Data for this task »
────────
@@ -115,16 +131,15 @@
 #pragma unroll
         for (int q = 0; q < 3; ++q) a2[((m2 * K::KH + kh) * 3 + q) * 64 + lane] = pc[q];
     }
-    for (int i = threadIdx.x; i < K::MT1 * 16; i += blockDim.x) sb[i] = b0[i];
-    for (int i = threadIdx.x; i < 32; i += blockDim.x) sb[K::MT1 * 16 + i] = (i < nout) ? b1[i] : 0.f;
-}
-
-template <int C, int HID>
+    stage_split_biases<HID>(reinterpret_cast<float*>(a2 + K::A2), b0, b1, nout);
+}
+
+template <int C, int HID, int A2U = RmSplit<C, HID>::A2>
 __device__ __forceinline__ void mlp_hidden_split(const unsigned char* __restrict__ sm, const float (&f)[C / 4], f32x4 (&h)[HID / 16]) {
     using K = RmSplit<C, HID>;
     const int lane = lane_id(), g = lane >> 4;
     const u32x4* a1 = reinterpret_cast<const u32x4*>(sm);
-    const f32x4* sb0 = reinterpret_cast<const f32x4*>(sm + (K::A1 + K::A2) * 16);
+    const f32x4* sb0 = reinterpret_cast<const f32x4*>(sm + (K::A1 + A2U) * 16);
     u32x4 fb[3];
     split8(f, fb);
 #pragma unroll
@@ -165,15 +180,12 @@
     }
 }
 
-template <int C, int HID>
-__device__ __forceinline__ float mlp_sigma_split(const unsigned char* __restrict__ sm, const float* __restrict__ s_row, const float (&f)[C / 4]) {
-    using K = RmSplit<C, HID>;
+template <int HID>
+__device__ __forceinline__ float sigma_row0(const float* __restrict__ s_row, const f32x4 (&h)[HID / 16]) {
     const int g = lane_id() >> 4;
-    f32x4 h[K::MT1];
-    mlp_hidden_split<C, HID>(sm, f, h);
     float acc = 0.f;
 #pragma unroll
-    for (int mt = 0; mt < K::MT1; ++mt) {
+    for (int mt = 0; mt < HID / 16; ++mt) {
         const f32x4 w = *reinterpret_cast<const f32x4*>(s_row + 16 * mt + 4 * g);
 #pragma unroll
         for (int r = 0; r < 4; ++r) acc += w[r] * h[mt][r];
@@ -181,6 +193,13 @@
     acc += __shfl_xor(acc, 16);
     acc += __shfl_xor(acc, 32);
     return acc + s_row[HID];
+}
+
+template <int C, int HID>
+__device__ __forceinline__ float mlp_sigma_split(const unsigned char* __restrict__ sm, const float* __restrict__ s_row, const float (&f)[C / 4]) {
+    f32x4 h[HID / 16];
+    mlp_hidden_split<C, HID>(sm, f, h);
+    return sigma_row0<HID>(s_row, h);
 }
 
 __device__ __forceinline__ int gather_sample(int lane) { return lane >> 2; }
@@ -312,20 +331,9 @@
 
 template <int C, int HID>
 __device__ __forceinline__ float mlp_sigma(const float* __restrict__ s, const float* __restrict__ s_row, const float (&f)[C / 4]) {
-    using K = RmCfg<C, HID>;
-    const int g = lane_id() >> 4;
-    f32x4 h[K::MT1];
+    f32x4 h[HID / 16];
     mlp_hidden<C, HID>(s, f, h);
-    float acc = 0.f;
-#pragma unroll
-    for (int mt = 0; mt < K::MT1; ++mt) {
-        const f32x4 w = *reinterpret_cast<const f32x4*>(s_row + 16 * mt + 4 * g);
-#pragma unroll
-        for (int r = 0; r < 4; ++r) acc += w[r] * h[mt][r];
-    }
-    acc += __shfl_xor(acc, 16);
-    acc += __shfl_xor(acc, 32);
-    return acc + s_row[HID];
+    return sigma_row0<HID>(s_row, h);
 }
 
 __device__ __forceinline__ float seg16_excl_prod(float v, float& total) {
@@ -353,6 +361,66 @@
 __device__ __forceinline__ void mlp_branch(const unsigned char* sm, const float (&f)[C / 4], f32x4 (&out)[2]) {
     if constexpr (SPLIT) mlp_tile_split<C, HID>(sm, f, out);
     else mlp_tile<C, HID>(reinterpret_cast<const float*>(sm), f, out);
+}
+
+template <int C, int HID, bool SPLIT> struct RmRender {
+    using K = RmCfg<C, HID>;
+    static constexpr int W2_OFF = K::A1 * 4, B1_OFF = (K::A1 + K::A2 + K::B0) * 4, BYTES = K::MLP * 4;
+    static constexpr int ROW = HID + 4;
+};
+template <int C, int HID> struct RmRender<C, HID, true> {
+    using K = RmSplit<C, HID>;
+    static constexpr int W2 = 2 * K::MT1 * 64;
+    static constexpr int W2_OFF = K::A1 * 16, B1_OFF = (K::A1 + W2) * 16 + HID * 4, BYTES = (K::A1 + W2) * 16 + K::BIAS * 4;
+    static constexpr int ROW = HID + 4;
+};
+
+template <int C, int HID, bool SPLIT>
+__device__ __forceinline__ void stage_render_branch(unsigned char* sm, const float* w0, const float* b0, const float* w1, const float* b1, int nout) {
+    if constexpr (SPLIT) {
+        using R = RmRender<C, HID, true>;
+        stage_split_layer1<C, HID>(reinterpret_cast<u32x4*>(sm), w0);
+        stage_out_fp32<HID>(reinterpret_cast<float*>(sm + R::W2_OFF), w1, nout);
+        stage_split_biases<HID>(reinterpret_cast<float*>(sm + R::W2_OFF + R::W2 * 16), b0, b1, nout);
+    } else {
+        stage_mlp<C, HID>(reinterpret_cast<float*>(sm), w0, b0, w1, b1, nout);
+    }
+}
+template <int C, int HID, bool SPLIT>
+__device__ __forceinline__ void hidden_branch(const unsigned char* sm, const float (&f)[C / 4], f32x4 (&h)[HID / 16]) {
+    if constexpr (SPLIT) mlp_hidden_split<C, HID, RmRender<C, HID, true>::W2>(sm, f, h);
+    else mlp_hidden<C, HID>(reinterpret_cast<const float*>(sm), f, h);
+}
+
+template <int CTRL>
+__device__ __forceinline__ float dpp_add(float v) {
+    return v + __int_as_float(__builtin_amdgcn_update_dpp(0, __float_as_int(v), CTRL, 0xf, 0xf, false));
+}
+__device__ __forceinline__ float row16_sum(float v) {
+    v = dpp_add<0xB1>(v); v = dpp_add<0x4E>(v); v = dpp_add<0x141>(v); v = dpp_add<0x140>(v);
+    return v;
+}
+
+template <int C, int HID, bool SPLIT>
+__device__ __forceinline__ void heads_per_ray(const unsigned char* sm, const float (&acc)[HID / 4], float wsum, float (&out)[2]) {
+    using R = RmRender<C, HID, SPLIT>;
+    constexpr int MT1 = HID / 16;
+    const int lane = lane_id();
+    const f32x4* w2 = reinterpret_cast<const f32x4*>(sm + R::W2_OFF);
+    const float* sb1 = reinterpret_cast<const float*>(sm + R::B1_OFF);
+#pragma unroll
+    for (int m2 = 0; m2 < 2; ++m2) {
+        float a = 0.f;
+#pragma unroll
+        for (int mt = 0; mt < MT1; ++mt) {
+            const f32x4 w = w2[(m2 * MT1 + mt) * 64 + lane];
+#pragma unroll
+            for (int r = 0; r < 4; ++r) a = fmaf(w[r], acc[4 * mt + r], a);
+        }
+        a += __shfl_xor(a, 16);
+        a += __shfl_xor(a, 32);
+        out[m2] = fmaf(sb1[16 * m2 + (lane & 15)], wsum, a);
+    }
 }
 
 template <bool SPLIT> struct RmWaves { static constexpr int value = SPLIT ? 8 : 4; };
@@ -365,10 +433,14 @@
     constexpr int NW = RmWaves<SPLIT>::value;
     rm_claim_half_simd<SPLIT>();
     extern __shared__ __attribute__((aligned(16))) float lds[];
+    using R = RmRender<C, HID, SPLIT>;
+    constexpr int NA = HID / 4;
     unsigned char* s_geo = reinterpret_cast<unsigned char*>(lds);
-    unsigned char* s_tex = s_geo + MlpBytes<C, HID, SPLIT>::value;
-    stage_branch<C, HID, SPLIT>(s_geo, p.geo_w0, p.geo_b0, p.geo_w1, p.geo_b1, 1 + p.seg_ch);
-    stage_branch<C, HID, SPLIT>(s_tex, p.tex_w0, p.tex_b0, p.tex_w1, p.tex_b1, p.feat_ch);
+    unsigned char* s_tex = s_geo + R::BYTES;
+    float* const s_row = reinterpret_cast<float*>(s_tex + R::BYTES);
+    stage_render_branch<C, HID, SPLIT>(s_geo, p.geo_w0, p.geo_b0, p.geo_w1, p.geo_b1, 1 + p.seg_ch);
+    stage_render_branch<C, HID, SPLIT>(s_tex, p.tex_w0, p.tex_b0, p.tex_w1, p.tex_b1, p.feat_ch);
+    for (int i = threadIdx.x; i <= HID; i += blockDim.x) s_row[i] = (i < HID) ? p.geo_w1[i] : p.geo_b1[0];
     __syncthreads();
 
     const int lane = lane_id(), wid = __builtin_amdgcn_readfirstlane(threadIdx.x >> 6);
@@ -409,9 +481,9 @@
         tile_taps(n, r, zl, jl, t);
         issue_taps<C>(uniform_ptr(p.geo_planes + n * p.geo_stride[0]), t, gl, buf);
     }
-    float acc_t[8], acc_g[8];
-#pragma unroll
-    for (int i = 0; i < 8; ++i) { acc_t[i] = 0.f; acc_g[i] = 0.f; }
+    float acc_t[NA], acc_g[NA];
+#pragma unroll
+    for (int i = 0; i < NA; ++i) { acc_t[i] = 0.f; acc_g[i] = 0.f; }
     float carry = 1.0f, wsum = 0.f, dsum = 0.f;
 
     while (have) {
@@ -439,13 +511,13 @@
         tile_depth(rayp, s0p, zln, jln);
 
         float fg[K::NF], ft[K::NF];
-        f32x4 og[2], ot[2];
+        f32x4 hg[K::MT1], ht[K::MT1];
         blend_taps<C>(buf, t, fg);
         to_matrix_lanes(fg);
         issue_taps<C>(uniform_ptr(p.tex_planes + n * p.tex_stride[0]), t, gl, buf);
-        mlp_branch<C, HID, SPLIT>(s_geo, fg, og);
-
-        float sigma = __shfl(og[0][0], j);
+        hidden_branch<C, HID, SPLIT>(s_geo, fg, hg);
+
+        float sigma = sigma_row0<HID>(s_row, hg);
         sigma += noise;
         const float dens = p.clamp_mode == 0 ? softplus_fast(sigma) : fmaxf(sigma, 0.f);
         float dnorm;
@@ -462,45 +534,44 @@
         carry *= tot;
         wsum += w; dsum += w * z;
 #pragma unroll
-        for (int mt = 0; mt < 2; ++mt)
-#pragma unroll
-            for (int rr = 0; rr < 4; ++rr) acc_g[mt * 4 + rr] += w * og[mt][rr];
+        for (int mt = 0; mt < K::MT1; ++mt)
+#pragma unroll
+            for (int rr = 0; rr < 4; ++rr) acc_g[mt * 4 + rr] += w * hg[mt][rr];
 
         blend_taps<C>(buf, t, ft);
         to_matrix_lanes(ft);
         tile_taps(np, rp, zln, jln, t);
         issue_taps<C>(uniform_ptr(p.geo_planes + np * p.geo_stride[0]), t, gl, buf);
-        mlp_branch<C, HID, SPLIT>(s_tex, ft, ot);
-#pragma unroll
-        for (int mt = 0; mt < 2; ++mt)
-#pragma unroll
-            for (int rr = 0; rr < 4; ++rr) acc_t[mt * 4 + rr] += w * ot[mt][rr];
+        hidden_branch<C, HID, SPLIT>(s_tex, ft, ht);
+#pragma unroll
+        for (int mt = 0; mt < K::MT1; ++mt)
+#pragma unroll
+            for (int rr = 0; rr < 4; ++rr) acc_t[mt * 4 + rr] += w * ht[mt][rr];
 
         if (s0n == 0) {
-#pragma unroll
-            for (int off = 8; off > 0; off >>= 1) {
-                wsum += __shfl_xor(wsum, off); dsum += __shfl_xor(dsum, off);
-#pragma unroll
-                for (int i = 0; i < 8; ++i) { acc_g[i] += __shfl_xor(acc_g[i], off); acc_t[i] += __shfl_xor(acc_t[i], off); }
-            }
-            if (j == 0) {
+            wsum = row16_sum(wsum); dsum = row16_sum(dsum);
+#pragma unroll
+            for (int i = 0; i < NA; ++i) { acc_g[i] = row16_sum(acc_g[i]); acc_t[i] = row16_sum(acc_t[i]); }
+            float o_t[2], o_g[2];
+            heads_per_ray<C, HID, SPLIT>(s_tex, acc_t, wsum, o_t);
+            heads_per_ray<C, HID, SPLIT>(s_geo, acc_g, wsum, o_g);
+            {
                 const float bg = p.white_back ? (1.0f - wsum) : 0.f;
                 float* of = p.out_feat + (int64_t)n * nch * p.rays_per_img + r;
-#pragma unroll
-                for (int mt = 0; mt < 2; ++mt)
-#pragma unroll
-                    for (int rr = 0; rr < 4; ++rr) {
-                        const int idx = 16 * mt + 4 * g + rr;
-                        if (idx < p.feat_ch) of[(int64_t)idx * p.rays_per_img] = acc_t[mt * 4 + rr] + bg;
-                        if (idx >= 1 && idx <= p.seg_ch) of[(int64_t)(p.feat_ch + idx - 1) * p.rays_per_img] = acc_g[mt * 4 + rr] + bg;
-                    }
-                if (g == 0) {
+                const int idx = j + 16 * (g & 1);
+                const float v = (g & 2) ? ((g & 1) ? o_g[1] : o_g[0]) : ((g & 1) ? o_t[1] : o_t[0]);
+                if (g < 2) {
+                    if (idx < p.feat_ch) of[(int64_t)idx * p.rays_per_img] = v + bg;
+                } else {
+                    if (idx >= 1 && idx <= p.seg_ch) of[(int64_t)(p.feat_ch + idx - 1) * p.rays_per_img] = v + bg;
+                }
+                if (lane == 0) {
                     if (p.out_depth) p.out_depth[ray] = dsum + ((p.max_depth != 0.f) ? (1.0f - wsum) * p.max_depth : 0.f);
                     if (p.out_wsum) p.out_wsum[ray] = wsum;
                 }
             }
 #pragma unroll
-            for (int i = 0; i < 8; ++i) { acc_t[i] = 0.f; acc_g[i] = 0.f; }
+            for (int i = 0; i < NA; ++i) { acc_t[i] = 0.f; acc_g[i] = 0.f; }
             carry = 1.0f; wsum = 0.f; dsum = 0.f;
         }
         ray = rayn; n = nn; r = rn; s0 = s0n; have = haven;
────────
Task description » Search the entries above for the string "true". Copy each line in which it appears.

Answer box »
+template <int C, int HID> struct RmRender<C, HID, true> {
+        using R = RmRender<C, HID, true>;
+    if constexpr (SPLIT) mlp_hidden_split<C, HID, RmRender<C, HID, true>::W2>(sm, f, h);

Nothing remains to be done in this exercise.